Надежда Михайловна заглянула в комнату детей. Они уже возвратились из кино, поужинали.
— Тушите свет, хватит читать, завтра в школу вас не поднимешь.
— Еще немного, мам, — попросила Поля.
А Олег пробасил (у него ломался голос):
— Я уже по новой программе работаю.
— По какой программе? — не поняла мать.
— Вот, стихи читаю. Услыхал, что поэзией будете нас теперь в школе воспитывать, сразу за стихи схватился.
Мать улыбнулась — врунишка, шутит, в руках его не стихи, а какой–то детектив с мчащимся автомобилем на обложке.
Утром, придя в полк, Колыбельников вызвал начальника клуба старшего лейтенанта Бобрикова, дал ему подобранные книги со стихами и рекомендовал транслировать по радио не только музыку, но и стихи.
4
Настало время поговорить с Голубевым. Колыбельников представлял его наглым, самоуверенным парнем. Одним из тех, кто относится с кривой улыбочкой и сомнением ко всему, что говорят старшие: такой сам все постиг, оценил, осудил и никому теперь, кроме себя, не верит.
В каком он сейчас психологическом состоянии? Насторожился? Знает — им заинтересовалось командование. Да, говорить с ним будет трудно.
Колыбельников решил вызвать солдата в штаб. Место, где происходит разговор, тоже имеет значение: поговорить в казарме в присутствии других — одно, отозвать в сторонку где–то во дворе — другое, вызвать в ротную или батальонную канцелярию — уже совсем серьезно, ну а вызов в штаб полка для рядового солдата — это уже событие. Многих за весь срок службы ни разу в штаб не вызывали.
Правда, Голубева едва ли этим проймешь, но все же здесь он должен почувствовать серьезность постановки вопроса.
Сам Колыбельников внутренне подобрался, хотел быть спокойным и все же чувствовал некоторое нервное напряжение, какое бывало раньше перед визитом к большому начальству или на экзаменах в академии. И опять подумалось: «Разговор с рядовым солдатом, а я нервничаю. Как все усложнилось!»
Голубев приоткрыл дверь:
— Разрешите войти?
— Входите.
— Товарищ майор, по вашему вызову рядовой Голубев прибыл! — отчеканил солдат, стоя у двери по стойке «смирно».
Колыбельников видел его не в первый раз, но сейчас особенно внимательно оглядел солдата.
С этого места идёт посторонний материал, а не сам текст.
@@ -276,17 +310,23 @@
   };
   w3q Bdummy[4] = {};
   w3q Bw[4][4];
-  auto mfma1 = [&](f32x4& c, const w3q& A, const w3q& B, int e, bool first) {
+  auto mfma1 = [&](f32x4& c, const w3q& A, const w3q& B, int e, bool first, bool zero = false) {
 #if W3_PROBE & 8
     HOLO_SINK8(A.lo.x, A.lo.y, A.hi.x, A.hi.y, B.lo.x, B.lo.y, B.hi.x, B.hi.y);
     return;
 #endif
     const float a = e == 0 ? A.lo.x : e == 1 ? A.lo.y : e == 2 ? A.hi.x : A.hi.y;
     const float b = e == 0 ? B.lo.x : e == 1 ? B.lo.y : e == 2 ? B.hi.x : B.hi.y;
-    if (first)
+    if (zero) {
+      if (first)
+        HOLO_MFMA16_ZERO_FIRST(c, a, b);
+      else
+        HOLO_MFMA16_ZERO(c, a, b);
+    } else if (first) {
       HOLO_MFMA16_ACC_FIRST(c, a, b);
-    else
+    } else {
       HOLO_MFMA16_ACC(c, a, b);
+    }
   };
 
   auto mfma16 = [&](f32x4& c0, f32x4& c1, f32x4& c2, f32x4& c3, const w3q (&A)[4], const w3q (&B)[4]) {
@@ -343,24 +383,24 @@
   unsigned long long tl[7] = {0, 0, 0, 0, 0, 0, 0};
 #endif
   for (;;) {
+#if W3_PROBE & 8
 #pragma unroll
     for (int s = 0; s < 64; ++s)
 #pragma unroll
       for (int r = 0; r < 4; ++r) acc[s][r] = 0.f;
+#endif
     cc = cur.cc_begin;
-    do {
+    auto stage_body = [&](auto opens_c) __attribute__((always_inline)) {
+      constexpr bool opens = decltype(opens_c)::value;
       const bool last_chunk = cc + 1 == cur.cc_end;
-      int ncc_ = cc + 1;
-      nxt = cur;
-      if (last_chunk) {
-        const int nit = it + G;
-        if (nit < nq) {
-          advance(cur, nxt);
-          ncc_ = nxt.cc_begin;
-        } else {
-          ncc_ = cc;
-        }
-      }
+      const bool go = last_chunk && it + G < nq;
+      Item adv;
+      advance(cur, adv);
+      nxt.n = go ? adv.n : cur.n, nxt.tz0 = go ? adv.tz0 : cur.tz0, nxt.ty0 = go ? adv.ty0 : cur.ty0;
+      nxt.tx0 = go ? adv.tx0 : cur.tx0, nxt.n0 = go ? adv.n0 : cur.n0, nxt.split = go ? adv.split : cur.split;
+      nxt.cc_begin = go ? adv.cc_begin : cur.cc_begin, nxt.cc_end = go ? adv.cc_end : cur.cc_end;
+      nxt.sk_begin = go ? adv.sk_begin : cur.sk_begin, nxt.sk_end = go ? adv.sk_end : cur.sk_end;
+      const int ncc_ = go ? adv.cc_begin : last_chunk ? cc : cc + 1;
       const float* buf = s_halo + (stage & 1) * W3_HALO;
       float* obuf = s_halo + ((stage + 1) & 1) * W3_HALO;
       const unsigned wp = w_of(cur, cc), wnext = w_of(nxt, ncc_);
@@ -379,7 +419,8 @@
 #endif
         auto slot = [&](auto kc) {
           constexpr int k = decltype(kc)::value;
-          mfma1(acc[(st >> 1) * 16 + xy * 4 + (k & 3)], Y[g & 1][k & 3], Bw[g & 3][k & 3], k >> 2, k == 0);
+          mfma1(acc[(st >> 1) * 16 + xy * 4 + (k & 3)], Y[g & 1][k & 3], Bw[g & 3][k & 3], k >> 2, k == 0,
+                opens && (st & 1) == 0 && (k >> 2) == 0);
           if ((k & 3) == 0 && !(W3_PROBE & 2)) {
             const unsigned wsrc = g + W3_WDIST < 32 ? wp : wnext;
             constexpr int wofs = (g + W3_WDIST < 32 ? g + W3_WDIST : g + W3_WDIST - 32) * W3_WSUB + (k >> 2) * 256;
@@ -437,26 +478,31 @@
       if (dbg && tid == 0) dbg[6] += HOLO_PROBE_CLOCK() - t_stage;
 #endif
       ++stage;
-    } while (++cc < cur.cc_end);
+    };
+    stage_body(std::true_type{});
+    int cc_end = cur.cc_end;
+    HOLO_LAUNDER_S(cc_end);
+    while (++cc < cc_end) stage_body(std::false_type{});
+    W3_KARGS(kp);
     if (SKIP) {
       const int nsg = (cur.sk_end - cur.sk_begin) * 4;
       if (nsg > 0) {
-        const w3_rsrc rs0 = w3_make_rsrc(p.skip_src0), rs1 = w3_make_rsrc(p.skip_src1 ? p.skip_src1 : p.skip_src0);
-        const w3_rsrc rsw = w3_make_rsrc(p.skip_w_wino3);
+        const w3_rsrc rs0 = w3_make_rsrc(kp->skip_src0), rs1 = w3_make_rsrc(kp->skip_src1 ? kp->skip_src1 : kp->skip_src0);
+        const w3_rsrc rsw = w3_make_rsrc(kp->skip_w_wino3);
         const int yt = lj & 3, xt = lj >> 2;
         unsigned vrel[4];
 #pragma unroll
-        for (int d = 0; d < 4; ++d) vrel[d] = (unsigned)((2 * yt + (d >> 1)) * p.OW + 2 * xt + (d & 1));
-        const unsigned vtile = (unsigned)(((cur.n * p.OD + cur.tz0) * p.OH + cur.ty0) * p.OW + cur.tx0);
-        const unsigned zvox = (unsigned)(p.OH * p.OW);
+        for (int d = 0; d < 4; ++d) vrel[d] = (unsigned)((2 * yt + (d >> 1)) * kp->OW + 2 * xt + (d & 1));
+        const unsigned vtile = (unsigned)(((cur.n * kp->OD + cur.tz0) * kp->OH + cur.ty0) * kp->OW + cur.tx0);
+        const unsigned zvox = (unsigned)(kp->OH * kp->OW);
         const unsigned wbase = (unsigned)((cur.n0 >> 4) + wn) * (unsigned)W3_WSKIP * 4u;
         auto skip_load = [&](int sg, int slot) {
           const int sc = cur.sk_begin + (sg >> 2), half = (sg >> 1) & 1, dz = sg & 1;
           const int c0 = sc * W3_BK + half * 16;
           const bool pad = c0 >= SCin;
-          const bool second = !pad && c0 >= p.skip_C0;
-          const unsigned Cs = (unsigned)(second ? p.skip_C1 : p.skip_C0);
-          const unsigned cs = pad ? 0u : (unsigned)(second ? c0 - p.skip_C0 : c0);
+          const bool second = !pad && c0 >= kp->skip_C0;
+          const unsigned Cs = (unsigned)(second ? kp->skip_C1 : kp->skip_C0);
+          const unsigned cs = pad ? 0u : (unsigned)(second ? c0 - kp->skip_C0 : c0);
           const unsigned soff = ((vtile + (unsigned)dz * zvox) * Cs + cs) * 4u;
           const unsigned wsoff = (unsigned)sc * (unsigned)wnsl * (unsigned)W3_WSKIP * 4u + wbase + (unsigned)((half * 2 + dz) * 4) * 1024u;
           const unsigned koff = (unsigned)min(kq * 4, max((int)Cs - (int)cs - 4, 0)) * 4u;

Стройный, форма на нем сидит ладно, наглаженный, начищенный, будто готовился к вызову, а ведь по телефону в роту дали команду всего минуты три назад. Ждал вызова или всегда так аккуратен? Замполит любил подтянутых и опрятных людей, ему казалось, такие люди и внутренне собранны и чисты. Первое впечатление было в пользу Голубева и не соответствовало сложившемуся о нем представлению. Но внешность обманчива, встречал замполит и вылощенных разгильдяев.
— Проходите, садитесь, — пригласил Колыбельников, — разговор, наверное, будет у нас долгий.
Иван Петрович отметил, как Голубев не сдернул и не сгреб фуражку с головы, а снял неторопливым изящным движением. Причем эта красота движения не показалась искусственной. Солдат, видно, совсем не стремился демонстрировать ее майору — движение было просто и естественно. Голубев подошел к столу, сел и с любопытством взглянул на замполита. Сел он тоже хорошо — не на краешек стула, как садится виновный, сел ровно, не сгибая спины, расправив грудь и плечи. «Как учила интеллигентная мама», — подумал Иван Петрович.